> Task to complete
The line containing "if (B < 2 || C1" and every line after it, through the last line of the records, are to be transcribed exactly, and nothing else.

Collection entries

--------------------

#define HEAD_KEEP8(a_, i_) asm volatile("" :: "v"((a_)[(i_)]), "v"((a_)[(i_) + 1]), "v"((a_)[(i_) + 2]), "v"((a_)[(i_) + 3]), "v"((a_)[(i_) + 4]), "v"((a_)[(i_) + 5]), "v"((a_)[(i_) + 6]), "v"((a_)[(i_) + 7]))
#define HEAD_KEEP16(a_, i_) asm volatile("" :: "v"((a_)[(i_)]), "v"((a_)[(i_) + 1]), "v"((a_)[(i_) + 2]), "v"((a_)[(i_) + 3]), "v"((a_)[(i_) + 4]), "v"((a_)[(i_) + 5]), "v"((a_)[(i_) + 6]), "v"((a_)[(i_) + 7]), \
                                              "v"((a_)[(i_) + 8]), "v"((a_)[(i_) + 9]), "v"((a_)[(i_) + 10]), "v"((a_)[(i_) + 11]), "v"((a_)[(i_) + 12]), "v"((a_)[(i_) + 13]), "v"((a_)[(i_) + 14]), "v"((a_)[(i_) + 15]))
__device__ __forceinline__ unsigned head_mask_word(const MaskRef& m, long e) { return m.bits[e >> 5]; }
__device__ __forceinline__ float head_mask_of(const MaskRef& m, unsigned w, long e) { const float k = ((w >> (e & 31)) & 1u) ? m.scale : 0.f; return m.kind == MASK_ELEM ? k : 1.f; }
struct HeadArgs {
  int B, C1, nd, rows_per_wg;
  const float* y1; float* out1;
  float* mean; float* invstd; float* run_mean; float* run_var; const float* gamma; const float* beta;
  MaskRef m1; int act1; float slope1; int act2;
  const float* W2; const float* b2; float* y2; float* out2;
  const float* target; double inv_n; float norm; double* loss; double* loss_part;
  float* gout; float* gy2; float* dy1;
  float* gW2; float* gb2; float* ggamma; float* gbeta; float* gb1;
  unsigned* amax_dy;
  unsigned* bar; unsigned bar_base;
  unsigned* fault; int spin_limit;
};
constexpr int HEAD_FW = 8, HEAD_RG = 32, HEAD_RMAX = 16;
__device__ __forceinline__ bool head_grid_barrier(unsigned* ctr, unsigned target, unsigned* fault, int spin_limit) {
  __builtin_amdgcn_fence(__ATOMIC_RELEASE, "agent");
  __syncthreads();
  __shared__ int ok_;
  if (threadIdx.x == 0) {
    __hip_atomic_fetch_add(ctr, 1u, __ATOMIC_RELEASE, __HIP_MEMORY_SCOPE_AGENT);
    int ok = 0;
    for (int spin = 0; spin < spin_limit; ++spin) {
      if ((int)(__hip_atomic_load(ctr, __ATOMIC_ACQUIRE, __HIP_MEMORY_SCOPE_AGENT) - target) >= 0) { ok = 1; break; }
      __builtin_amdgcn_s_sleep(4);
    }
    if (!ok) __hip_atomic_fetch_or(fault, 1u, __ATOMIC_RELEASE, __HIP_MEMORY_SCOPE_AGENT);
    ok_ = ok;
  }
  __syncthreads();
  __builtin_amdgcn_fence(__ATOMIC_ACQUIRE, "agent");
  return ok_ != 0;
}
template <int RT>
__global__ __launch_bounds__(256) __attribute__((amdgpu_waves_per_eu(1, 1))) void head_fwd_bwd_kernel(HeadArgs a) {
  extern __shared__ __attribute__((aligned(16))) unsigned char head_smem[];
  __shared__ double sh_s[HEAD_RG][HEAD_FW], sh_q[HEAD_RG][HEAD_FW];
  __shared__ float sh_mean[HEAD_FW], sh_inv[HEAD_FW], sh_c0[HEAD_FW], sh_c1[HEAD_FW];
  __shared__ double sh_loss8[8];
  const int tid = threadIdx.x, lane = tid & 63, wave = tid >> 6, wg = blockIdx.x, NW = gridDim.x;
  const int B = a.B, C1 = a.C1, nd = a.nd;
  const double n = (double)B;
  bool alive = true;
  const int f0 = wg * HEAD_FW, ff = tid & (HEAD_FW - 1), rg = tid >> 3, f = f0 + ff;
  {
    double s = 0, q = 0;
    for (int b0 = rg; b0 < B; b0 += 8 * HEAD_RG) {
      float v8[8];
#pragma unroll
      for (int u = 0; u < 8; ++u) v8[u] = a.y1[(long)min(b0 + u * HEAD_RG, B - 1) * C1 + f];
      HEAD_KEEP8(v8, 0);
#pragma unroll
      for (int u = 0; u < 8; ++u) { const double v = b0 + u * HEAD_RG < B ? v8[u] : 0.f; s += v; q += v * v; }
    }
    sh_s[rg][ff] = s; sh_q[rg][ff] = q;
    __syncthreads();
    if (tid < HEAD_FW) {
      double ss = 0, qq = 0;
#pragma unroll 8
      for (int k = 0; k < HEAD_RG; ++k) { ss += sh_s[k][tid]; qq += sh_q[k][tid]; }
      const double m = ss / n;
      double vs = qq - ss * m;
      if (vs < 0) vs = 0;
      const float mf = (float)m, is = (float)(1.0 / sqrt(vs / n + 1e-5));
      const int c = f0 + tid;
      a.mean[c] = mf; a.invstd[c] = is;
      if (a.run_mean) {
        a.run_mean[c] = (float)(0.1 * m + 0.9 * (double)a.run_mean[c]);
        a.run_var[c] = (float)(0.1 * (vs / (n - 1)) + 0.9 * (double)a.run_var[c]);
      }
      sh_mean[tid] = mf; sh_inv[tid] = is;
    }
    __syncthreads();
    const float mean = sh_mean[ff], invstd = sh_inv[ff], gm = a.gamma[f], bt = a.beta[f];
    for (int b0 = rg; b0 < B; b0 += 8 * HEAD_RG) {
      float v8[8]; unsigned m8[8];
#pragma unroll
      for (int u = 0; u < 8; ++u) { const long e = (long)min(b0 + u * HEAD_RG, B - 1) * C1 + f; v8[u] = a.y1[e]; m8[u] = head_mask_word(a.m1, e); }
      HEAD_KEEP8(v8, 0); HEAD_KEEP8(m8, 0);
#pragma unroll
      for (int u = 0; u < 8; ++u) {
        const int b = b0 + u * HEAD_RG;
        const long e = (long)min(b, B - 1) * C1 + f;
        const float z = ((v8[u] - mean) * invstd) * gm + bt;
        const float o = act_fwd(z, a.act1, a.slope1) * head_mask_of(a.m1, m8[u], e);
        if (b < B) a.out1[(long)b * C1 + f] = o;
      }
    }
  }
  alive = head_grid_barrier(a.bar, a.bar_base + (unsigned)NW, a.fault, a.spin_limit) && alive;
  const int r0 = wg * RT, nrows = max(0, min(RT, B - r0));
  float* xs = reinterpret_cast<float*>(head_smem);
  float* gy2_s = xs + (size_t)(RT * C1 > B * HEAD_FW ? RT * C1 : B * HEAD_FW);
  float* red = gy2_s + (size_t)RT * nd;
  float* b2_s = red;
  double lacc = 0;
  {
    const int NJ = C1 >> 6;
    const long last1 = (long)B * C1 - 1, last2 = (long)B * nd - 1;
    float xr[2 * RT];
#pragma unroll
    for (int k = 0; k < 2 * RT; ++k) { const long i = (long)r0 * C1 + tid + 256 * k; xr[k] = a.out1[i < last1 ? i : last1]; }
    float w8[8][8];
#pragma unroll
    for (int u = 0; u < 8; ++u)
#pragma unroll
      for (int j = 0; j < 8; ++j) w8[u][j] = a.W2[(long)min(wave + 4 * u, nd - 1) * C1 + lane + 64 * (j < NJ ? j : 0)];
    const float b2r = a.b2[min(tid, nd - 1)];
    float tg[(RT * 128 + 255) / 256];
#pragma unroll
    for (int k = 0; k < (RT * 128 + 255) / 256; ++k) { const long e2 = (long)r0 * nd + tid + 256 * k; tg[k] = a.target[e2 < last2 ? e2 : last2]; }
    float yv[2][RT]; unsigned mk[2][RT];
#pragma unroll
    for (int h2 = 0; h2 < 2; ++h2)
#pragma unroll
      for (int r = 0; r < RT; ++r) { const long e = (long)min(r0 + r, B - 1) * C1 + min(tid + 256 * h2, C1 - 1); yv[h2][r] = a.y1[e]; mk[h2][r] = head_mask_word(a.m1, e); }
    float bnp[2][4];
#pragma unroll
    for (int h2 = 0; h2 < 2; ++h2) { const int fx = min(tid + 256 * h2, C1 - 1); bnp[h2][0] = a.mean[fx]; bnp[h2][1] = a.invstd[fx]; bnp[h2][2] = a.gamma[fx]; bnp[h2][3] = a.beta[fx]; }
#pragma unroll
    for (int k = 0; k < 2 * RT; k += 4) asm volatile("" :: "v"(xr[k]), "v"(xr[k + 1]), "v"(xr[k + 2]), "v"(xr[k + 3]));
#pragma unroll
    for (int u = 0; u < 8; ++u) HEAD_KEEP8(w8[u], 0);
    asm volatile("" :: "v"(b2r), "v"(tg[0]), "v"(bnp[0][0]), "v"(bnp[0][1]), "v"(bnp[0][2]), "v"(bnp[0][3]), "v"(bnp[1][0]), "v"(bnp[1][1]), "v"(bnp[1][2]), "v"(bnp[1][3]));
#pragma unroll
    for (int h2 = 0; h2 < 2; ++h2)
#pragma unroll
      for (int r = 0; r < RT; r += 4) asm volatile("" :: "v"(yv[h2][r]), "v"(yv[h2][r + 1]), "v"(yv[h2][r + 2]), "v"(yv[h2][r + 3]), "v"(mk[h2][r]), "v"(mk[h2][r + 1]), "v"(mk[h2][r + 2]), "v"(mk[h2][r + 3]));
#pragma unroll
    for (int k = 0; k < 2 * RT; ++k) { const int i = tid + 256 * k; if (i < RT * C1) xs[i] = (long)r0 * C1 + i <= last1 ? xr[k] : 0.f; }
    if (tid < nd) b2_s[tid] = b2r;
    __syncthreads();
    for (int ob = wave; ob < nd; ob += 32) {
      float wn[8][8];
      const bool more = ob + 32 < nd;
      if (more) {
#pragma unroll
        for (int u = 0; u < 8; ++u)
#pragma unroll
          for (int j = 0; j < 8; ++j) wn[u][j] = a.W2[(long)min(ob + 32 + 4 * u, nd - 1) * C1 + lane + 64 * (j < NJ ? j : 0)];
      }
#pragma unroll
      for (int u = 0; u < 8; ++u) {
        const int o = ob + 4 * u;
        const float bias2 = b2_s[min(o, nd - 1)];
#pragma unroll
        for (int r = 0; r < RT; ++r) {
          float pr = 0.f;
#pragma unroll
          for (int j = 0; j < 8; ++j) pr = fmaf((o < nd && j < NJ) ? w8[u][j] : 0.f, xs[r * C1 + lane + 64 * (j < NJ ? j : 0)], pr);
          const float v = wave_sum(pr);
          if (lane == 63 && o < nd) gy2_s[r * nd + o] = v + bias2;
        }
      }
      if (more) {
#pragma unroll
        for (int u = 0; u < 8; ++u) HEAD_KEEP8(wn[u], 0);
#pragma unroll
        for (int u = 0; u < 8; ++u)
#pragma unroll
          for (int j = 0; j < 8; ++j) w8[u][j] = wn[u][j];
      }
    }
    float wc[2][32];
#pragma unroll
    for (int h2 = 0; h2 < 2; ++h2)
#pragma unroll
      for (int u = 0; u < 32; ++u) wc[h2][u] = a.W2[(long)min(u, nd - 1) * C1 + min(tid + 256 * h2, C1 - 1)];
    __syncthreads();
#pragma unroll
    for (int k = 0; k < (RT * 128 + 255) / 256; ++k) {
      const int i = tid + 256 * k;
      if (i < nrows * nd) {
        const long e2 = (long)r0 * nd + i;
        const float y = gy2_s[i];
        const float out = act_fwd(y, a.act2, 0.f);
        const float zd = out - tg[k];
        lacc += (double)(zd * zd);
        const float g = a.norm * zd;
        const float g2 = act_bwd(g, y, out, a.act2, 0.f);
        a.y2[e2] = y;
        if (a.out2 != a.y2) a.out2[e2] = out;
        a.gout[e2] = g;
        a.gy2[e2] = g2;
        gy2_s[i] = g2;
      } else if (i < RT * nd) gy2_s[i] = 0.f;
    }
    lacc = block_reduce_sum(lacc, sh_loss8);
    __syncthreads();
    if (tid == 0) a.loss_part[wg] = lacc;
    float acc[2][RT];
#pragma unroll
    for (int h2 = 0; h2 < 2; ++h2)
#pragma unroll
      for (int r = 0; r < RT; ++r) acc[h2][r] = 0.f;
    for (int o0 = 0; o0 < nd; o0 += 32) {
      float wcn[2][32];
      const bool more = o0 + 32 < nd;
      if (more) {
#pragma unroll
        for (int h2 = 0; h2 < 2; ++h2)
#pragma unroll
          for (int u = 0; u < 32; ++u) wcn[h2][u] = a.W2[(long)min(o0 + 32 + u, nd - 1) * C1 + min(tid + 256 * h2, C1 - 1)];
      } else {
#pragma unroll
        for (int h2 = 0; h2 < 2; ++h2) { HEAD_KEEP16(wc[h2], 0); HEAD_KEEP16(wc[h2], 16); }
      }
#pragma unroll
      for (int u = 0; u < 32; ++u) {
        const int oo = min(o0 + u, nd - 1);
        const bool on = o0 + u < nd;
#pragma unroll
        for (int r = 0; r < RT; ++r) {
          const float gv = gy2_s[r * nd + oo];
          acc[0][r] = fmaf(gv, on ? wc[0][u] : 0.f, acc[0][r]);
          acc[1][r] = fmaf(gv, on ? wc[1][u] : 0.f, acc[1][r]);
        }
      }
      if (more) {
#pragma unroll
        for (int h2 = 0; h2 < 2; ++h2) { HEAD_KEEP16(wcn[h2], 0); HEAD_KEEP16(wcn[h2], 16); }
#pragma unroll
        for (int h2 = 0; h2 < 2; ++h2)
#pragma unroll
          for (int u = 0; u < 32; ++u) wc[h2][u] = wcn[h2][u];
      }
    }
#pragma unroll
    for (int h2 = 0; h2 < 2; ++h2) {
      const int fx = tid + 256 * h2;
      const float mean = bnp[h2][0], invstd = bnp[h2][1], gm = bnp[h2][2], bt = bnp[h2][3];
#pragma unroll
      for (int r = 0; r < RT; ++r) {
        const float g = acc[h2][r] * head_mask_of(a.m1, mk[h2][r], (long)min(r0 + r, B - 1) * C1 + min(fx, C1 - 1));
        const float z = ((yv[h2][r] - mean) * invstd) * gm + bt;
        const float dz = act_bwd_z(g, z, a.act1, a.slope1);
        if (r < nrows && fx < C1) a.dy1[(long)(r0 + r) * C1 + fx] = dz;
      }
    }
  }
  alive = head_grid_barrier(a.bar, a.bar_base + 2u * (unsigned)NW, a.fault, a.spin_limit) && alive;
  {
    const float mean = sh_mean[ff], invstd = sh_inv[ff], gm = a.gamma[f];
    double s = 0, q = 0;
    for (int b0 = rg; b0 < B; b0 += 8 * HEAD_RG) {
      float d8[8], y8[8];
#pragma unroll
      for (int u = 0; u < 8; ++u) { const long e = (long)min(b0 + u * HEAD_RG, B - 1) * C1 + f; d8[u] = a.dy1[e]; y8[u] = a.y1[e]; }
      HEAD_KEEP8(d8, 0); HEAD_KEEP8(y8, 0);
#pragma unroll
      for (int u = 0; u < 8; ++u) { const float dz = b0 + u * HEAD_RG < B ? d8[u] : 0.f; s += (double)dz; q += (double)(y8[u] - mean) * (double)dz; }
    }
    __syncthreads();
    sh_s[rg][ff] = s; sh_q[rg][ff] = q;
    __syncthreads();
    if (tid < HEAD_FW) {
      double ss = 0, qq = 0;
#pragma unroll 8
      for (int k = 0; k < HEAD_RG; ++k) { ss += sh_s[k][tid]; qq += sh_q[k][tid]; }
      const double isd = (double)sh_inv[tid];
      const int c = f0 + tid;
      a.ggamma[c] += (float)(qq * isd);
      a.gbeta[c] += (float)ss;
      sh_c0[tid] = (float)(ss / n);
      sh_c1[tid] = (float)(qq * isd * isd / n);
    }
    __syncthreads();
    const float c0 = sh_c0[ff], c1 = sh_c1[ff];
    double sb = 0; float dmax = 0.f;
    for (int b0 = rg; b0 < B; b0 += 8 * HEAD_RG) {
      float d8[8], y8[8];
#pragma unroll
      for (int u = 0; u < 8; ++u) { const long e = (long)min(b0 + u * HEAD_RG, B - 1) * C1 + f; d8[u] = a.dy1[e]; y8[u] = a.y1[e]; }
      HEAD_KEEP8(d8, 0); HEAD_KEEP8(y8, 0);
#pragma unroll
      for (int u = 0; u < 8; ++u) {
        const int b = b0 + u * HEAD_RG;
        const float d = ((d8[u] - c0) - (y8[u] - mean) * c1) * invstd * gm;
        if (b < B) { a.dy1[(long)b * C1 + f] = d; dmax = fmaxf(dmax, fabsf(d)); sb += (double)d; }
      }
    }
    if (a.amax_dy) absmax_commit(dmax, a.amax_dy);
    sh_s[rg][ff] = sb;
    for (int i = tid; i < B * HEAD_FW; i += 256) { const int b = i >> 3, c = i & 7; xs[i] = a.out1[(long)b * C1 + f0 + c]; }
    __syncthreads();
    if (tid < HEAD_FW) {
      double t = 0;
#pragma unroll 8
      for (int k = 0; k < HEAD_RG; ++k) t += sh_s[k][tid];
      a.gb1[f0 + tid] += (float)t;
    }
    const int OG = nd <= 32 ? 32 : (nd <= 64 ? 64 : 128), slices = 256 / OG, o = tid & (OG - 1), sl = tid / OG, oc = min(o, nd - 1);
    float acc[HEAD_FW + 1];
#pragma unroll
    for (int c = 0; c <= HEAD_FW; ++c) acc[c] = 0.f;
    for (int b0 = sl; b0 < B; b0 += 16 * slices) {
      float g16[16];
#pragma unroll
      for (int u = 0; u < 16; ++u) g16[u] = a.gy2[(long)min(b0 + u * slices, B - 1) * nd + oc];
      HEAD_KEEP16(g16, 0);
#pragma unroll
      for (int u = 0; u < 16; ++u) g16[u] = b0 + u * slices < B ? g16[u] : 0.f;
#pragma unroll
      for (int u = 0; u < 16; ++u) {
        const int b = min(b0 + u * slices, B - 1);
        const float g = g16[u];
        const float4 x0 = *reinterpret_cast<const float4*>(xs + b * HEAD_FW), x1 = *reinterpret_cast<const float4*>(xs + b * HEAD_FW + 4);
        acc[0] = fmaf(g, x0.x, acc[0]); acc[1] = fmaf(g, x0.y, acc[1]); acc[2] = fmaf(g, x0.z, acc[2]); acc[3] = fmaf(g, x0.w, acc[3]);
        acc[4] = fmaf(g, x1.x, acc[4]); acc[5] = fmaf(g, x1.y, acc[5]); acc[6] = fmaf(g, x1.z, acc[6]); acc[7] = fmaf(g, x1.w, acc[7]);
        acc[8] += g;
      }
    }
#pragma unroll
    for (int c = 0; c <= HEAD_FW; ++c) red[(sl * OG + o) * (HEAD_FW + 1) + c] = acc[c];
    __syncthreads();
    for (int i = tid; i < nd * (HEAD_FW + 1); i += 256) {
      const int oo = i / (HEAD_FW + 1), c = i - oo * (HEAD_FW + 1);
      float t = 0.f;
      for (int k = 0; k < slices; ++k) t += red[(k * OG + oo) * (HEAD_FW + 1) + c];
      if (c < HEAD_FW) a.gW2[(long)oo * C1 + f0 + c] += t;
      else if (wg == 0) a.gb2[oo] += t;
    }
    if (wg == 0 && tid == 0) {
      double t = 0;
      for (int k = 0; k < NW; ++k) t += a.loss_part[k];
      const bool faulted = !alive || __hip_atomic_load(a.fault, __ATOMIC_ACQUIRE, __HIP_MEMORY_SCOPE_AGENT) != 0u;
      *a.loss = faulted ? (double)NAN : t * a.inv_n;
    }
  }
}
size_t head_lds_bytes(int B, int C1, int nd, int rows_per_wg) {
  const size_t xs = (size_t)(rows_per_wg * C1 > B * HEAD_FW ? rows_per_wg * C1 : B * HEAD_FW);
  return sizeof(float) * (xs + (size_t)rows_per_wg * nd + (size_t)256 * (HEAD_FW + 1));
}
bool head_supported(int B, int C1, int nd) {
  if (B < 2 || C1 % 64 != 0 || C1 < 64 || C1 > 512 || nd < 1 || nd > 128) return false;
  const int NW = C1 / HEAD_FW, R = (B + NW - 1) / NW;
  return R <= 4 && nd <= 32 && head_lds_bytes(B, C1, nd, 4) <= 60 * 1024;
}
void launch_head_fwd_bwd(const HeadLaunch& h, hipStream_t s) {
  HeadArgs a{};
  a.B = h.B; a.C1 = h.C1; a.nd = h.nd;
  const int NW = h.C1 / HEAD_FW;
  a.rows_per_wg = (h.B + NW - 1) / NW;
  a.y1 = h.y1; a.out1 = h.out1; a.mean = h.mean; a.invstd = h.invstd; a.run_mean = h.run_mean; a.run_var = h.run_var; a.gamma = h.gamma; a.beta = h.beta;
  a.m1 = h.m1; if (a.m1.kind != MASK_ELEM) { a.m1.kind = MASK_NONE; a.m1.bits = reinterpret_cast<const uint32_t*>(h.y1); a.m1.scale = 1.f; }
  a.act1 = h.act1; a.slope1 = h.slope1; a.act2 = h.act2;
  a.W2 = h.W2; a.b2 = h.b2; a.y2 = h.y2; a.out2 = h.out2;
  a.target = h.target; a.inv_n = 1.0 / (double)h.n_global; a.norm = (float)(2.0 / (double)h.n_global); a.loss = h.loss; a.loss_part = h.loss_part;
  a.gout = h.gout; a.gy2 = h.gy2; a.dy1 = h.dy1;
  a.gW2 = h.gW2; a.gb2 = h.gb2; a.ggamma = h.ggamma; a.gbeta = h.gbeta; a.gb1 = h.gb1;
  a.amax_dy = h.amax_dy; a.bar = h.bar; a.bar_base = h.bar_base; a.fault = h.fault; a.spin_limit = h.spin_limit > 0 ? h.spin_limit : (1 << 22);
  const size_t lds = head_lds_bytes(h.B, h.C1, h.nd, 4);
  static bool attr = false;
  if (!attr) { (void)hipFuncSetAttribute(reinterpret_cast<const void*>(&head_fwd_bwd_kernel<4>), hipFuncAttributeMaxDynamicSharedMemorySize, 64 * 1024); attr = true; }
  KtScope kt("head_fwd_bwd_kernel", 2.0 * 3.0 * h.B * (double)h.C1 * h.nd, 4.0 * (6.0 * h.B * h.C1 + 3.0 * (double)h.nd * h.C1), s);
  hipLaunchKernelGGL(head_fwd_bwd_kernel<4>, dim3(NW), dim3(256), lds, s, a);
}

--------------------

> Solution for this problem
  if (B < 2 || C1 % 64 != 0 || C1 < 64 || C1 > 512 || nd < 1 || nd > 128) return false;
  const int NW = C1 / HEAD_FW, R = (B + NW - 1) / NW;
  return R <= 4 && nd <= 32 && head_lds_bytes(B, C1, nd, 4) <= 60 * 1024;
}
void launch_head_fwd_bwd(const HeadLaunch& h, hipStream_t s) {
  HeadArgs a{};
  a.B = h.B; a.C1 = h.C1; a.nd = h.nd;
  const int NW = h.C1 / HEAD_FW;
  a.rows_per_wg = (h.B + NW - 1) / NW;
  a.y1 = h.y1; a.out1 = h.out1; a.mean = h.mean; a.invstd = h.invstd; a.run_mean = h.run_mean; a.run_var = h.run_var; a.gamma = h.gamma; a.beta = h.beta;
  a.m1 = h.m1; if (a.m1.kind != MASK_ELEM) { a.m1.kind = MASK_NONE; a.m1.bits = reinterpret_cast<const uint32_t*>(h.y1); a.m1.scale = 1.f; }
  a.act1 = h.act1; a.slope1 = h.slope1; a.act2 = h.act2;
  a.W2 = h.W2; a.b2 = h.b2; a.y2 = h.y2; a.out2 = h.out2;
  a.target = h.target; a.inv_n = 1.0 / (double)h.n_global; a.norm = (float)(2.0 / (double)h.n_global); a.loss = h.loss; a.loss_part = h.loss_part;
  a.gout = h.gout; a.gy2 = h.gy2; a.dy1 = h.dy1;
  a.gW2 = h.gW2; a.gb2 = h.gb2; a.ggamma = h.ggamma; a.gbeta = h.gbeta; a.gb1 = h.gb1;
  a.amax_dy = h.amax_dy; a.bar = h.bar; a.bar_base = h.bar_base; a.fault = h.fault; a.spin_limit = h.spin_limit > 0 ? h.spin_limit : (1 << 22);
  const size_t lds = head_lds_bytes(h.B, h.C1, h.nd, 4);
  static bool attr = false;
  if (!attr) { (void)hipFuncSetAttribute(reinterpret_cast<const void*>(&head_fwd_bwd_kernel<4>), hipFuncAttributeMaxDynamicSharedMemorySize, 64 * 1024); attr = true; }
  KtScope kt("head_fwd_bwd_kernel", 2.0 * 3.0 * h.B * (double)h.C1 * h.nd, 4.0 * (6.0 * h.B * h.C1 + 3.0 * (double)h.nd * h.C1), s);
  hipLaunchKernelGGL(head_fwd_bwd_kernel<4>, dim3(NW), dim3(256), lds, s, a);
}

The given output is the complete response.